Well, as I said, I do have knowledge of the process.

There are some people who are legally entitled to get their money back first. That is usually banks. If there is money left over, there is no law stating that that has to be shared equally. The company (or the accountant handling it) will distribute it back towards suppliers and customers to whom the business owed money. Often, by creating a bit of fuss, you increase your chances of getting money back. As I said, they will usually prioritise people who have started legal action, simply to make it go away. Quite often that will be suppliers (i.e. for breach of contract, agreed to pay for received goods by date X, and didn't), but sometimes it can be customers.

If you are simply being pedantic about the word "fact" after I also said "they *usually* prioritise", you're wasting everybody's time.



narad said:


> I'm saying that praying to the great God of handmade guitar refunds is likely equally effective at prioritizing your spot as is writing an email.



And you are wrong. Writing letters works. I've seen it time and time again.


----------



## narad (Mar 15, 2019)

Flappydoodle said:


> If you are simply being pedantic about the word "fact" after I also said "they *usually* prioritise", you're wasting everybody's time.



"Fact" in the sense that it... _is true,_ or has been shown to be true across a large swath of similar scenarios. I don't know if you see that as pedantic but if someone's going to say that something "works", usually I don't rely on some anecdotal observations in situations that have little relevance to one at hand. It's just he-said she-said (between us) so it's dumb to think anyone really knows what card to play to wind up with a decent outcome here -- or if it is even possible to do so.
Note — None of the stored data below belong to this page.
extern "C" int asrx_gemm_wn_rot(const void* A, int a_bf16, int64_t lda, const unsigned short* W, int64_t ldw,
                                float* C, float* Z, int64_t ldc, const float* bias, const float* m, const float* tab,
                                int64_t L, int64_t hd, float scale, int64_t M, int64_t N, int64_t K, int nj,
                                hipStream_t stream) {
  ASRX_REQUIRE(M > 0 && N > 0 && K > 0 && L > 0, "asrx_gemm_wn_rot: empty problem");
  ASRX_REQUIRE(((uintptr_t)A & 15) == 0 && ((uintptr_t)W & 15) == 0 && ((uintptr_t)C & 15) == 0 &&
                   ((uintptr_t)Z & 15) == 0 && ((uintptr_t)tab & 15) == 0,
               "asrx_gemm_wn_rot: A/W/C/Z/tab must be 16-byte aligned");
  ASRX_REQUIRE(K % 8 == 0 && lda % (a_bf16 ? 8 : 4) == 0 && ldw % 8 == 0 && N % 4 == 0 && ldc % 4 == 0,
               "asrx_gemm_wn_rot: K, ldw %% 8; lda %% 4 (8 bf16); N, ldc %% 4");
  ASRX_REQUIRE(hd >= 4 && hd % 4 == 0 && N % hd == 0, "asrx_gemm_wn_rot: head dim %% 4, N %% hd");
  ASRX_REQUIRE(M * lda < (1LL << 31) && N * ldw < (1LL << 31), "asrx_gemm_wn_rot: operand spans >= 2^31 elements");
  ASRX_REQUIRE(m && tab, "asrx_gemm_wn_rot: row norms and angle table required");
  ASRX_REQUIRE(nj == 1 || nj == 3, "asrx_gemm_wn_rot: nj 1 or 3");
  wn::Params p{(const float*)A, (int)lda, W, (int)ldw, C, (int)ldc, bias, Z, (int)M, (int)N, (int)K, 1, 1, 1.f, 0.f,
               ACT_NONE};
  p.rot_m = m;
  p.rot_tab = reinterpret_cast<const float2*>(tab);
  p.rot_L = (int)L;
  p.rot_half = (int)(hd / 2);
  p.rot_scale = scale;
  if (ws_on() && wn::ws_ok(p, a_bf16, ws_any())) a_bf16 ? wn::launch_ws<true, ACT_NONE, false, true>(p, stream)
                                      : wn::launch_ws<false, ACT_NONE, false, true>(p, stream);
  else if (nj == 3 && p2_ok(p, 0, nj, a_bf16)) a_bf16 ? wn::launch_p2<3, true, ACT_NONE, false, true>(p, stream)
                                                   : wn::launch_p2<3, false, ACT_NONE, false, true>(p, stream);
  else if (nj == 3) a_bf16 ? wn::launch_wr<3, false, false, true, false, false, false, true>(p, stream)
                           : wn::launch_wr<3, false, false, false, false, false, false, true>(p, stream);
  else a_bf16 ? wn::launch_wr<1, false, false, true, false, false, false, true>(p, stream)
              : wn::launch_wr<1, false, false, false, false, false, false, true>(p, stream);
  ASRX_LAUNCHED("asrx_gemm_wn_rot");
}

extern "C" int asrx_gemm_wn_gact(const void* A, int a_bf16, int64_t lda, const unsigned short* W, int64_t ldw,
                                 const float* bias, const float* G, int64_t ldg, unsigned short* gz, int64_t ldc,
                                 float* db, int64_t M, int64_t N, int64_t K, int act, int nj, hipStream_t stream) {
  ASRX_REQUIRE(M > 0 && N > 0 && K > 0, "asrx_gemm_wn_gact: empty problem");
  ASRX_REQUIRE(nj == 3, "asrx_gemm_wn_gact: nj 3 only");
  ASRX_REQUIRE(act == ACT_GELU || act == ACT_SILU || act == ACT_SIGMOID, "asrx_gemm_wn_gact: gelu/silu/sigmoid only");
  ASRX_REQUIRE(((uintptr_t)A & 15) == 0 && ((uintptr_t)W & 15) == 0 && ((uintptr_t)G & 15) == 0 &&
                   ((uintptr_t)gz & 7) == 0,
               "asrx_gemm_wn_gact: A/W/G 16-byte, gz 8-byte aligned");
  ASRX_REQUIRE(K % 8 == 0 && lda % (a_bf16 ? 8 : 4) == 0 && ldw % 8 == 0 && N % 4 == 0 && ldc % 4 == 0 &&
                   ldg % 4 == 0,
               "asrx_gemm_wn_gact: K, ldw %% 8; lda %% 4 (8 bf16); N, ldc, ldg %% 4");
  ASRX_REQUIRE(M * lda < (1LL << 31) && N * ldw < (1LL << 31), "asrx_gemm_wn_gact: operand spans >= 2^31 elements");
  wn::Params p{(const float*)A, (int)lda, W, (int)ldw, nullptr, (int)ldc, bias, nullptr, (int)M, (int)N, (int)K, 1,
               1, 1.f, 0.f, act, nullptr, nullptr, nullptr, nullptr, gz, nullptr, 0, nullptr, 0, G, (int)ldg, db};
  if (a_bf16) wn::launch_wr<3, false, false, true, false, false, true>(p, stream);
  else wn::launch_wr<3, false, false, false, false, false, true>(p, stream);
  ASRX_LAUNCHED("asrx_gemm_wn_gact");
}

Like obviously I get that being a nuisance could be advantageous here -- I've got a wealth of experience in being a nuisance -- and that this could put some pressure on the business to return to you what they can. There's no argument there. However, it's 2019. Getting a sternly worded email, absent of any real legal backing, hits me with about as much effect as a Nigerian prince calling for assistance. 
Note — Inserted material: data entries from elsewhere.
__global__ __launch_bounds__(256) void k_describe(const Geom* __restrict__ g, ImgSrc src, const u8* __restrict__ blur,
                                                  const uint32_t* __restrict__ lvlKp, const uint32_t* __restrict__ lvlKpIdx, const int* __restrict__ lvlKpCount,
                                                  dvs_keypoint* __restrict__ outKp, u8* __restrict__ outDesc,
                                                  int* __restrict__ nOut, int capacity) {
  typedef uint4 __attribute__((aligned(1))) uint4u;
  __shared__ __attribute__((aligned(16))) u8 win[4][2][kWinRows * kWinPitch];
  DVS_CHAIN_PRIO();
  const int wg = xcd_contiguous_id();
  const int f = wg / (int)gridDim.x, bx = wg - f * (int)gridDim.x;
  const int lane = lane_id();
  const int wv = __builtin_amdgcn_readfirstlane(threadIdx.x >> 6);
  const int nl = g->nlevels;
  const int* cnt = lvlKpCount + f * nl;
  const int slot0 = (bx * 4 + wv) * kDescKP;
  if (bx == 0 && threadIdx.x == 0) {
    if (src.slotted) {
      for (int l = 0; l < nl; l++) nOut[f * nl + l] = cnt[l];
    } else {
      int total = 0;
      for (int l = 0; l < nl; l++) total += cnt[l];
      nOut[f] = min(total, capacity);
    }
  }
  if (slot0 >= g->kpBlock) return;
  const int slot = min(slot0 + (lane & 7), g->kpBlock - 1);
  const uint32_t pkRaw = lvlKp[(uint64_t)f * g->kpBlock + slot];
  const uint32_t idxRaw = lvlKpIdx[(uint64_t)f * g->kpBlock + slot];
  int level = 0, pre = 0, acc = 0;
  for (int l = 0; l < nl; l++) {
    if (slot >= g->lv[l].kpOff) { level = l; pre = acc; }
    acc += cnt[l];
  }
  const LevelGeom& L = g->lv[level];
  const bool inlist = slot - L.kpOff < cnt[level];
  const int idx = inlist ? (int)idxRaw : slot - L.kpOff;
  const int gi = src.slotted ? L.kpOff + idx : pre + idx;
  const bool valid = slot0 + (lane & 7) < g->kpBlock && inlist && gi < capacity;
  if ((__ballot(valid) & 0xffull) == 0) return;
  const uint32_t pk = valid ? pkRaw : 0u;
  const int lvl = valid ? level : 0;
  const int x = pt_x(pk) + kMinBorder + (valid ? 0 : 3), y = pt_y(pk) + kMinBorder + (valid ? 0 : 3);
  const uint64_t pyrOff = (uint64_t)f * g->frameBytes + g->lv[lvl].off;
  const u8* imgL = lvl == 0 ? src.img0 + (uint64_t)f * src.fstride0 : src.pyr + pyrOff;
  const int pitchL = lvl == 0 ? (int)src.step0 : g->lv[lvl].pitch;
  const u8* blurL = blur + pyrOff;
  const int bpL = g->lv[lvl].pitch;
#define DVS_RL(v, i) __builtin_amdgcn_readlane((int)(v), (i))
#define DVS_RLP(p, i) reinterpret_cast<const u8*>(((uint64_t)(uint32_t)DVS_RL((uint32_t)((uint64_t)(p) >> 32), i) << 32) | (uint32_t)DVS_RL((uint32_t)(uint64_t)(p), i))
  const int prow = min(lane >> 1, 2 * kHalfPatch), half = lane & 1;
  const int v = prow - kHalfPatch;
  const int pcol = half ? 1 : -kHalfPatch;
  uint4 d[kDescKP];
#pragma unroll
  for (int i = 0; i < kDescKP; i++) {
    const u8* ib = DVS_RLP(imgL, i);
    const int pi = DVS_RL(pitchL, i), xi = DVS_RL(x, i), yi = DVS_RL(y, i);
    d[i] = *reinterpret_cast<const uint4u*>(ib + (uint32_t)(mul_i24(yi + v, pi) + xi + pcol));
  }
  const int e0 = lane, e1 = 64 + lane;
  const int wr0 = e0 / 3, wc0 = e0 - 3 * wr0, wr1 = min(e1 / 3, kWinRows - 1), wc1 = e1 - 3 * (e1 / 3);
  const bool w1ok = e1 < kWinRows * 3;
  static_assert(kDescKP == 8, "the window registers below are named per keypoint");
  uint4 wq0_0, wq0_1, wq0_2, wq0_3, wq0_4, wq0_5, wq0_6, wq0_7, wq1_0, wq1_1, wq1_2, wq1_3, wq1_4, wq1_5, wq1_6, wq1_7;
#define DVS_REQUEST_WINDOW(i)                                                                                  \
  {                                                                                                            \
    const u8* bb = DVS_RLP(blurL, i);                                                                          \
    const int bp = DVS_RL(bpL, i), xi = DVS_RL(x, i), yi = DVS_RL(y, i);                                       \
    const int xa = (xi - kWinR) & ~3;   \
    const u8* o = bb + (int64_t)(yi - kWinR) * bp + xa;                                                        \
    wq0_##i = *reinterpret_cast<const uint4*>(o + (uint32_t)(mul_i24(wr0, bp) + 16 * wc0));                    \
    wq1_##i = *reinterpret_cast<const uint4*>(o + (uint32_t)(mul_i24(wr1, bp) + 16 * wc1));                    \
  }
  DVS_REQUEST_WINDOW(0) DVS_REQUEST_WINDOW(1) DVS_REQUEST_WINDOW(2) DVS_REQUEST_WINDOW(3)
  float px0[4], py0[4], px1[4], py1[4];
#pragma unroll
  for (int r = 0; r < 4; r++) {
    const int pat = reinterpret_cast<const int*>(c_pattern)[64 * r + lane];
    px0[r] = (float)(int8_t)(pat & 0xff); py0[r] = (float)(int8_t)((pat >> 8) & 0xff);
    px1[r] = (float)(int8_t)((pat >> 16) & 0xff); py1[r] = (float)(int8_t)((pat >> 24) & 0xff);
  }
  const uint32_t* wt = g->icw[lane];
  const uint32_t w0 = wt[0], w1 = wt[1], w2 = wt[2], w3 = wt[3], w4 = wt[4], w5 = wt[5], w6 = wt[6], w7 = wt[7];
  int q[2 * kDescKP];
#pragma unroll
  for (int i = 0; i < kDescKP; i++) {
    uint32_t su = __builtin_amdgcn_udot4(d[i].x, w0, 0u, false);
    su = __builtin_amdgcn_udot4(d[i].y, w1, su, false);
    su = __builtin_amdgcn_udot4(d[i].z, w2, su, false);
    su = __builtin_amdgcn_udot4(d[i].w, w3, su, false);
    uint32_t sm = __builtin_amdgcn_udot4(d[i].x, w4, 0u, false);
    sm = __builtin_amdgcn_udot4(d[i].y, w5, sm, false);
    sm = __builtin_amdgcn_udot4(d[i].z, w6, sm, false);
    sm = __builtin_amdgcn_udot4(d[i].w, w7, sm, false);
    q[i] = (int)su - kHalfPatch * (int)sm;
    q[kDescKP + i] = v * (int)sm;
  }
  DVS_REQUEST_WINDOW(4) DVS_REQUEST_WINDOW(5) DVS_REQUEST_WINDOW(6) DVS_REQUEST_WINDOW(7)
#define DVS_BFLY(n, o)                                        \
  {                                                           \
    const bool hi = (lane & (o)) != 0;                        \
    _Pragma("unroll") for (int j = 0; j < (n); j++) {         \
      const int keep = hi ? q[(n) + j] : q[j];                \
      const int send = hi ? q[j] : q[(n) + j];                \
      q[j] = keep + __shfl_xor(send, (o));                    \
    }                                                         \
  }
  DVS_BFLY(8, 32) DVS_BFLY(4, 16) DVS_BFLY(2, 8) DVS_BFLY(1, 4)
#undef DVS_BFLY
  int tot = q[0];
  tot += __shfl_xor(tot, 2);
  tot += __shfl_xor(tot, 1);
  const int other = __shfl_xor(tot, 32);
  const int m10 = lane < 32 ? tot : other, m01 = lane < 32 ? other : tot;
  const float angleK = fast_atan2_deg((float)m01, (float)m10);
  const float factorPI = (float)(3.14159265358979323846 / 180.f);
  const float arad = __fmul_rn(angleK, factorPI);
  const float cosK = gsc::cosf_(arad), sinK = gsc::sinf_(arad);
  const unsigned vmask = (unsigned)(__ballot(valid) & 0xffull);
  constexpr int kCsLane = 4;
  const int giL = gi;
  auto brief = [&](const int i, const uint4& wa, const uint4& wb) __attribute__((always_inline)) {
    u8* wl = win[wv][i & 1];
    *reinterpret_cast<uint4*>(wl + wr0 * kWinPitch + 16 * wc0) = wa;
    if (w1ok) *reinterpret_cast<uint4*>(wl + wr1 * kWinPitch + 16 * wc1) = wb;
    const int xi = DVS_RL(x, i);
    const int wxi = xi - ((xi - kWinR) & ~3);
    wave_lds_fence();
    const float a = __builtin_bit_cast(float, DVS_RL(__builtin_bit_cast(int, cosK), kCsLane * i));
    const float b = __builtin_bit_cast(float, DVS_RL(__builtin_bit_cast(int, sinK), kCsLane * i));
    const int bco = kWinR * kWinPitch + wxi - 32 * kWinPitch - 0x4B000020;
    unsigned long long words[4];
    typedef float f32x2 __attribute__((ext_vector_type(2)));
    const f32x2 a2 = {a, a}, b2 = {b, b};
#pragma unroll
    for (int r = 0; r < 4; r++) {
      constexpr float kRound = 8388640.0f;
      const f32x2 kR2 = {kRound, kRound};
      const f32x2 pxv = {px0[r], px1[r]}, pyv = {py0[r], py1[r]};
      const f32x2 rowv = (pxv * b2 + pyv * a2) + kR2;
      const f32x2 colv = (pxv * a2 - pyv * b2) + kR2;
      const float fr0 = rowv[0], fr1 = rowv[1], fc0 = colv[0], fc1 = colv[1];
      const int r0 = __builtin_bit_cast(int, fr0), r1 = __builtin_bit_cast(int, fr1);
      const int c0 = __builtin_bit_cast(int, fc0), c1 = __builtin_bit_cast(int, fc1);
      const int t0 = wl[mad_i24(r0, kWinPitch, c0) + bco];
      const int t1 = wl[mad_i24(r1, kWinPitch, c1) + bco];
      words[r] = __ballot(t0 < t1);
    }
    if ((vmask >> i) & 1u) {
      const int gii = DVS_RL(giL, i);
      if (lane < 4) {
        const unsigned long long w = lane == 0 ? words[0] : lane == 1 ? words[1] : lane == 2 ? words[2] : words[3];
        reinterpret_cast<unsigned long long*>(outDesc + ((uint64_t)f * capacity + gii) * 32)[lane] = w;
      }
    }
  };
  brief(0, wq0_0, wq1_0); brief(1, wq0_1, wq1_1); brief(2, wq0_2, wq1_2); brief(3, wq0_3, wq1_3);
  brief(4, wq0_4, wq1_4); brief(5, wq0_5, wq1_5); brief(6, wq0_6, wq1_6); brief(7, wq0_7, wq1_7);
  const float angle = __shfl(angleK, kCsLane * (lane & 7));
  if (lane < kDescKP && valid) {
    dvs_keypoint kp;
    kp.x = (float)x; kp.y = (float)y;
    if (level != 0) { kp.x = __fmul_rn(kp.x, L.scale); kp.y = __fmul_rn(kp.y, L.scale); }
    kp.size = L.kpSize;
    kp.angle = angle;
    kp.response = (float)pt_s(pk);
    kp.octave = level;
    kp.class_id = -1;
    outKp[(uint64_t)f * capacity + gi] = kp;
  }
#undef DVS_REQUEST_WINDOW
#undef DVS_RL
#undef DVS_RLP
}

I'll have to send an email to RAN after this whole thing is through to ask them for their prioritized list of who-gets-what. I don't expect them to be like, "Well, I got 3 emails from this guy, so he was for sure the first customer to get his money back. On the other hand, Jonathan only wrote one email, and he ended it with a smiley -- no money for Jonathan."


----------



## Vyn (Mar 15, 2019)

narad said:


> Like obviously I get that being a nuisance could be advantageous here -- I've got a wealth of experience in being a nuisance -- and that this could put some pressure on the business to return to you what they can. There's no argument there. *However, it's 2019. Getting a sternly worded email, absent of any real legal backing, hits me with about as much effect as a Nigerian prince calling for assistance.*



Pretty much this to be honest. It's highly unlikely that a customer is going to go through with said legal action because the majority have done the cost-benifit calcs and worked out it'll be MORE expensive to get a legal team involved or they just aren't going to have the capitol behind them in the first place. There's probably a very small percentage of people who actually have the time, money and CARE to go through with any legal proceedings. I would imagine that businesses are quite aware of this. 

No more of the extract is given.